Wsiadasz do samolotu. Może pociągu. A może samochodu czy autobusu. W każdym razie, cokolwiek wybierzesz – właśnie ruszasz do nowego miejsca. Czujesz ekscytację, zapach czegoś, czego jeszcze nie udało ci się doświadczyć. Coś ma się rozpocząć. Żegnasz dotychczasowe miejsce, może dom, pracę, wszystkich wokół. I niezależnie czy ruszasz na trzy dni, czy na kilka miesięcy – podróż zmienia.
Co przynosi w darze podróżowanie?
Świat dzieli się na tych, którzy kochają podróże i na tych, którzy nie znoszą opuszczać swojego domu. Z moich obserwacji wynika, że tych drugich osób jest znacznie mniej. Zazwyczaj wycieczki, czy podróże, kojarzą nam się z przyjemnością i odpoczynkiem. I nawet te trwające chwilę – potrafią dać nam coś niesamowicie cennego.
Co więc w darze przynosi podróżowanie? Przede wszystkim świeżość nowego. To niezwykle ważne, zwłaszcza jeżeli w naszym życiu mamy do czynienia z tak zwaną rutyną. Te same obowiązki każdego dnia, te same kłótnie dzieci, zmęczenie od poniedziałku do piątku. A może i pewnego rodzaju zagubienie w rzeczywistości, która od nas tyle wymaga. Wtedy zaplanowanie podróży może całkowicie zmienić energię.
Taka podróż, która będzie się nam kojarzyć z radością, będzie nas ekscytować i w której zadbamy o nasz komfort i to, co lubimy (niezależnie od tego, czy będzie to hotel z basenem, czy może zamieszkanie wśród zupełnie odmiennej społeczności) – dodaje energii. Już sama myśl o tym będzie nas wspierać w codzienności. Jednakże ważne, by taka wyprawa była dopasowana do nas samych. Do tego, co rzeczywiście lubimy i czego naprawdę chcemy doświadczyć.
Podróż to też nieustanna nauka. O nas samych, o świecie, o innych kulturach. To powrót do stanu umysłu, w którym „wiem, że nic nie wiem”. Dzięki temu, paradoksalnie, mogę dowiedzieć się najwięcej. Ważne jest jednak, by rzeczywiście sobie na to pozwolić. Na niewiedzę, zaskoczenie, inne podejście do pracy, czasu, związków. Inny świat. Dzięki temu nabierzemy pokory, a być może i znajdziemy w tym własne skarby, które będziemy chcieli przenieść do codzienności.

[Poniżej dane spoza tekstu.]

New measurement: 137.0 billion, median of 6. 10.2% higher.

```diff
diff --git a/include/shems_b200.h b/include/shems_b200.h
--- a/include/shems_b200.h
+++ b/include/shems_b200.h
@@ -21,6 +21,7 @@
 SHEMS_API const char* shems_last_error(void);
 SHEMS_API int32_t shems_version(void);
 SHEMS_API int64_t shems_env_kernel_launches(void);
+SHEMS_API int64_t shems_rollout_pair_launches(void);
 SHEMS_API int32_t shems_device_count(void);
 
 #define SHEMS_STATE_SIZE 9
diff --git a/master-thesis-deep-reinforcement-learning-ddpg-in-home-energy-management_b200/_lib.py b/master-thesis-deep-reinforcement-learning-ddpg-in-home-energy-management_b200/_lib.py
--- a/master-thesis-deep-reinforcement-learning-ddpg-in-home-energy-management_b200/_lib.py
+++ b/master-thesis-deep-reinforcement-learning-ddpg-in-home-energy-management_b200/_lib.py
@@ -71,6 +71,7 @@
     "shems_version": (I32, []),
     "shems_device_count": (I32, []),
     "shems_env_kernel_launches": (I64, []),
+    "shems_rollout_pair_launches": (I64, []),
     "shems_params_for_charger": (I32, [I32, C.POINTER(ShemsParams)]),
     "shems_params_for_env": (I32, [I32, I32, C.POINTER(ShemsParams)]),
     "shems_series_from_csv": (I32, [C.c_char_p, PF, I32, PI]),
diff --git a/master-thesis-deep-reinforcement-learning-ddpg-in-home-energy-management_b200/csrc/common.h b/master-thesis-deep-reinforcement-learning-ddpg-in-home-energy-management_b200/csrc/common.h
--- a/master-thesis-deep-reinforcement-learning-ddpg-in-home-energy-management_b200/csrc/common.h
+++ b/master-thesis-deep-reinforcement-learning-ddpg-in-home-energy-management_b200/csrc/common.h
@@ -106,6 +106,7 @@
   unsigned long long serial;
   bool was_reset;
   bool consistent;
+  bool uniform_row;
   int32_t* scratch_i; float* scratch_f;
   int n_groups;
   DevParams gdp[SHEMS_MAX_GROUPS];
diff --git a/master-thesis-deep-reinforcement-learning-ddpg-in-home-energy-management_b200/csrc/env.cu b/master-thesis-deep-reinforcement-learning-ddpg-in-home-energy-management_b200/csrc/env.cu
--- a/master-thesis-deep-reinforcement-learning-ddpg-in-home-energy-management_b200/csrc/env.cu
+++ b/master-thesis-deep-reinforcement-learning-ddpg-in-home-energy-management_b200/csrc/env.cu
@@ -477,20 +477,117 @@
   if (S.ep_return) S.ep_return[n] = ret;
 }
 
+template <int POLICY, int MINB>
+__global__ void __launch_bounds__(ROLLOUT_THREADS, MINB)
+shems_rollout_pair_kernel(DevParams P, const float4* __restrict__ series, long long N, float* __restrict__ obs,
+                          int32_t* __restrict__ idx_arr, int T, int step0, PhiloxKeys K, long long env_id_base,
+                          const float* __restrict__ tape, int tape_unscaled, RolloutSinks S, long long n0, long long n1) {
+  const long long n = n0 + 2 * ((long long)blockIdx.x * blockDim.x + threadIdx.x);
+  if (n >= n1) return;
+  int idx = idx_arr[n];
+  float Soc_b[2] = {obs[n], obs[n + 1]}, Soc_ev[2] = {obs[N + n], obs[N + n + 1]};
+  float c_ev, d_e, g_e, p_buy;
+  { const Row8 r = load_row(series, idx); c_ev = r.cd; d_e = r.d_e; g_e = r.g_e; p_buy = r.p_buy; }
+  double ret[2] = {0.0, 0.0};
+  RingWalk ring{};
+  if (S.ring) { long long slot = S.head + n; if (slot >= S.cap) slot -= S.cap; ring = ring_walk(S.ring, slot, N, S.cap); }
+  const uint64_t id = (uint64_t)(env_id_base + n);
+  auto step = [&](auto cls, int t, const uint32_t (&rw)[2][4]) {
+    constexpr int CLS = decltype(cls)::value;
+    const Row8 nx = load_row(series, idx + 1);
+    float a_raw0[2], a_raw1[2], r32[2], Soc_b2[2], Soc_ev2[2];
+#pragma unroll
+    for (int i = 0; i < 2; ++i) {
+      StepIn s;
+      s.Soc_b = Soc_b[i]; s.Soc_ev = Soc_ev[i]; s.c_ev = c_ev; s.d_e = d_e; s.g_e = g_e; s.p_buy = p_buy;
+      float B, EV, Bt, EVt;
+      bool track_neg = false;
+      if (POLICY == SHEMS_POLICY_RULE) {
+        shems_action_rule<true>(P, s.Soc_b, s.Soc_ev, s.d_e, s.g_e, B, EV);
+        Bt = 0.0f; EVt = 0.0f; a_raw0[i] = B; a_raw1[i] = EV; track_neg = true;
+      } else {
+        if (POLICY == SHEMS_POLICY_RANDOM) {
+          a_raw0[i] = action_from_word(rw[i][0]);
+          a_raw1[i] = action_from_word(rw[i][1]);
+          Bt = (a_raw0[i] + 1.0f) * 0.5f;
+          EVt = (a_raw1[i] + 1.0f) * 0.5f;
+        } else {
+          Bt = tape[((size_t)t * 2 + 0) * N + n + i];
+          EVt = tape[((size_t)t * 2 + 1) * N + n + i];
+          a_raw0[i] = Bt; a_raw1[i] = EVt;
+          if (tape_unscaled) {
+            Bt = (float)(((double)a_raw0[i] + 1.0) * 0.5);
+            EVt = (float)(((double)a_raw1[i] + 1.0) * 0.5);
+          }
+        }
+        shems_action_drl<true, CLS>(P, s.Soc_b, s.Soc_ev, s.c_ev, s.d_e, s.g_e, Bt, EVt, B, EV);
+      }
+      StepTrace tr;
+      const StepOut o = shems_flows<false, true, CLS>(P, s, B, EV, EVt, track_neg, &tr);
+      Soc_ev2[i] = (nx.cd >= 0.0f && (CLS == ROW_ANY ? c_ev == -1.0f : row_noev<CLS>)) ? nx.soc_ev : o.Soc_ev;
+      Soc_b2[i] = o.Soc_b;
+      r32[i] = (float)o.reward;
+      ret[i] += o.reward;
+    }
+    if (S.ring) {
+      ring_store_compact_pair(ring.q, Soc_b, Soc_ev, a_raw0, a_raw1, r32, Soc_b2, Soc_ev2, S.src_entry, idx);
+      ring_walk_next(ring);
+    }
+    if (S.reward_traj) { S.reward_traj[(size_t)t * N + n] = r32[0]; S.reward_traj[(size_t)t * N + n + 1] = r32[1]; }
+#pragma unroll
+    for (int i = 0; i < 2; ++i) { Soc_b[i] = Soc_b2[i]; Soc_ev[i] = Soc_ev2[i]; }
+    c_ev = nx.cd; d_e = nx.d_e; g_e = nx.g_e; p_buy = nx.p_buy;
+    idx += 1;
+  };
+  uint32_t rw[2][4] = {};
+  for (int t = 0; t < T; ++t) {
+    if (POLICY == SHEMS_POLICY_RANDOM) {
+      const unsigned st_abs = (unsigned)(step0 + t);
+      if ((st_abs & 1u) == 0u || t == 0) {
+        philox4x32_10(K, id, st_abs >> 1, STREAM_ACTION, rw[0]);
+        philox4x32_10(K, id + 1, st_abs >> 1, STREAM_ACTION, rw[1]);
+      }
+      if (st_abs & 1u) {
+#pragma unroll
+        for (int i = 0; i < 2; ++i) { rw[i][0] = rw[i][2]; rw[i][1] = rw[i][3]; }
+      }
+    }
+    switch (row_class(P, c_ev, d_e, g_e)) {
+      case ROW_A_NOEV: step(RowTag<ROW_A_NOEV>{}, t, rw); break;
+      case ROW_B_NOEV: step(RowTag<ROW_B_NOEV>{}, t, rw); break;
+      case ROW_A_EV: step(RowTag<ROW_A_EV>{}, t, rw); break;
+      case ROW_B_EV: step(RowTag<ROW_B_EV>{}, t, rw); break;
+      default: step(RowTag<ROW_ANY>{}, t, rw); break;
+    }
+  }
+  const Row8 r = load_row(series, idx);
+#pragma unroll
+  for (int i = 0; i < 2; ++i) {
+    const long long m = n + i;
+    obs[0 * N + m] = Soc_b[i]; obs[1 * N + m] = Soc_ev[i]; obs[2 * N + m] = r.cd; obs[3 * N + m] = r.d_e; obs[4 * N + m] = r.g_e;
+    obs[5 * N + m] = r.p_buy; obs[6 * N + m] = r.h_cos; obs[7 * N + m] = r.h_sin; obs[8 * N + m] = r.season;
+    idx_arr[m] = idx;
+    if (S.ep_return) S.ep_return[m] = ret[i];
+  }
+}
+
 static inline unsigned grid_for(long long n, int block) { return (unsigned)((n + block - 1) / block); }
 
+static int sm_count(int device) {
+  static int sms[64];
+  if (device >= 0 && device < 64 && sms[device] == 0) {
+    int v = 0;
+    if (cudaDeviceGetAttribute(&v, cudaDevAttrMultiProcessorCount, device) != cudaSuccess || v <= 0) { cudaGetLastError(); v = 148; }
+    sms[device] = v;
+  }
+  return (device >= 0 && device < 64) ? sms[device] : 148;
+}
 static int rollout_min_blocks(int device, long long n, bool compact, bool lean) {
   static int forced = -1;
   if (forced < 0) { const char* ev = getenv("SHEMS_ROLLOUT_MIN_BLOCKS"); forced = ev ? atoi(ev) : 0; }
   if (forced == 6 || forced == 7 || forced == 8) return forced;
   if (compact) return lean ? 7 : 6;
-  static int sms[64];
-  if (device >= 0 && device < 64 && sms[device] == 0) {
-    int v = 0;
-    if (cudaDeviceGetAttribute(&v, cudaDevAttrMultiProcessorCount, device) != cudaSuccess || v <= 0) { cudaGetLastError(); v = 148; }
-    sms[device] = v;
-  }
-  const int nsm = (device >= 0 && device < 64) ? sms[device] : 148;
+  const int nsm = sm_count(device);
   const double ctas = (double)((n + ROLLOUT_THREADS - 1) / ROLLOUT_THREADS);
   int best = ROLLOUT_MIN_BLOCKS; double best_cost = 1e300;
   for (int b = 6; b <= 8; ++b) {
@@ -518,6 +615,24 @@
   const char* ev = getenv("SHEMS_ROLLOUT_LOCKSTEP");
   return !(ev && atoi(ev) == 0);
 }
+
+#ifndef ROLLOUT_PAIR_MIN_BLOCKS
+#define ROLLOUT_PAIR_MIN_BLOCKS 4
+#endif
+#ifndef ROLLOUT_PAIR_MIN_WAVES
+#define ROLLOUT_PAIR_MIN_WAVES 1
+#endif
+static int rollout_pair_mode() {
+  const char* ev = getenv("SHEMS_ROLLOUT_PAIR");
+  return ev ? atoi(ev) : 1;
+}
+static bool rollout_pair_fills(int device, long long n, int mode) {
+  if (mode == 2) return true;
+  const long long ctas = (n / 2 + ROLLOUT_THREADS - 1) / ROLLOUT_THREADS;
+  return ctas >= (long long)ROLLOUT_PAIR_MIN_WAVES * sm_count(device) * ROLLOUT_PAIR_MIN_BLOCKS;
+}
+static long long g_pair_launches = 0;
+extern "C" int64_t shems_rollout_pair_launches(void) { return __atomic_load_n(&g_pair_launches, __ATOMIC_RELAXED); }
 
 extern "C" int32_t shems_create_groups(const ShemsParams* params, int32_t n_groups, const int64_t* group_sizes, const float* series_host,
                                        int32_t series_per_group, int32_t nrows, int32_t maxsteps, int32_t device, ShemsEnv** out) {
@@ -659,6 +774,11 @@
   e->step = 0;
   e->was_reset = true;
   e->consistent = true;
+  e->uniform_row = mode == SHEMS_RESET_DETERMINISTIC || hi == 1;
+  if (mode == SHEMS_RESET_HOST_DRAWS) {
+    e->uniform_row = true;
+    for (int64_t i = 1; i < e->n && e->uniform_row; ++i) e->uniform_row = idx0_host[i] == idx0_host[0];
+  }
   return SHEMS_OK;
 }
 
@@ -741,6 +861,8 @@
   e->max_idx = mx; e->max_pending = false;
   e->was_reset = true;
   e->consistent = false;
+  e->uniform_row = true;
+  for (int64_t i = 1; i < e->n && e->uniform_row; ++i) e->uniform_row = idx_host[i] == idx_host[0];
   return SHEMS_OK;
 }
 
@@ -790,6 +912,9 @@
   shems_rollout_lean_kernel<POL, MB><<<grid_for(n1 - n0, ROLLOUT_THREADS), ROLLOUT_THREADS, 0, e->stream>>>(                           \
       e->gdp[g], e->gseries[g], e->n, e->obs, e->idx, a->n_steps, e->step, keys, a->env_id_base, a->tape_dev, a->tape_unscaled, S, n0, n1, \
       lockstep)
+#define LAUNCH_PAIR(POL)                                                                                                            \
+  shems_rollout_pair_kernel<POL, ROLLOUT_PAIR_MIN_BLOCKS><<<grid_for((n1 - n0) / 2, ROLLOUT_THREADS), ROLLOUT_THREADS, 0, e->stream>>>( \
+      e->gdp[g], e->gseries[g], e->n, e->obs, e->idx, a->n_steps, e->step, keys, a->env_id_base, a->tape_dev, a->tape_unscaled, S, n0, n1)
 #define LAUNCH_LEAN_MB(POL)                                                                                                         \
   do {                                                                                                                              \
     if (mb == 7) LAUNCH_LEAN(POL, 7);                                                                                               \
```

Jak rozpocząć podróżowanie?
Nie bójmy się planować wypadów z dużym wyprzedzeniem. Nie zapominając jednocześnie o nadchodzącym weekendzie. Ważne, by najpierw zobaczyć, bez oceniania i krytyki, czego naprawdę chcę. Jeśli pragniemy wybrać się do Afryki, to choć może to nie udać się w tym roku, to może warto zaplanować taki wypad na półtora roku do przodu, z wyprzedzeniem zapowiedzieć urlop i odkładać pieniądze? A jednocześnie chociaż raz w miesiącu wyjechać gdzieś na weekend.
Obecnie wiele linii lotniczych proponuje naprawdę tanie bilety do przeróżnych miast europejskich i ciekawych zakątków na świecie. Warto pobawić się w poszukiwania i przełamać schemat myślowy, który bardzo wiele osób pielęgnuje w swojej głowie: „podróżowanie jest drogie”. Otóż potrafi być ekstremalnie tanie i dodatkowo może stanowić jednodniowy wypad do sąsiedniego państwa. Bo nie ważne gdzie się udajemy, ale czego szukamy.
Podróże pomagają na powrót odnaleźć nas samych. Radość z życia. Poczucie ciekawości i świeżości. Dystansują nas nieco od tego, co mamy na co dzień i pozwalają odetchnąć. A czasem, dzięki nim, musimy zmierzyć się z czymś trudnym w nas samych, co pozwala nam urosnąć. I być może pozmieniać w życiu to, co już nam nie służy.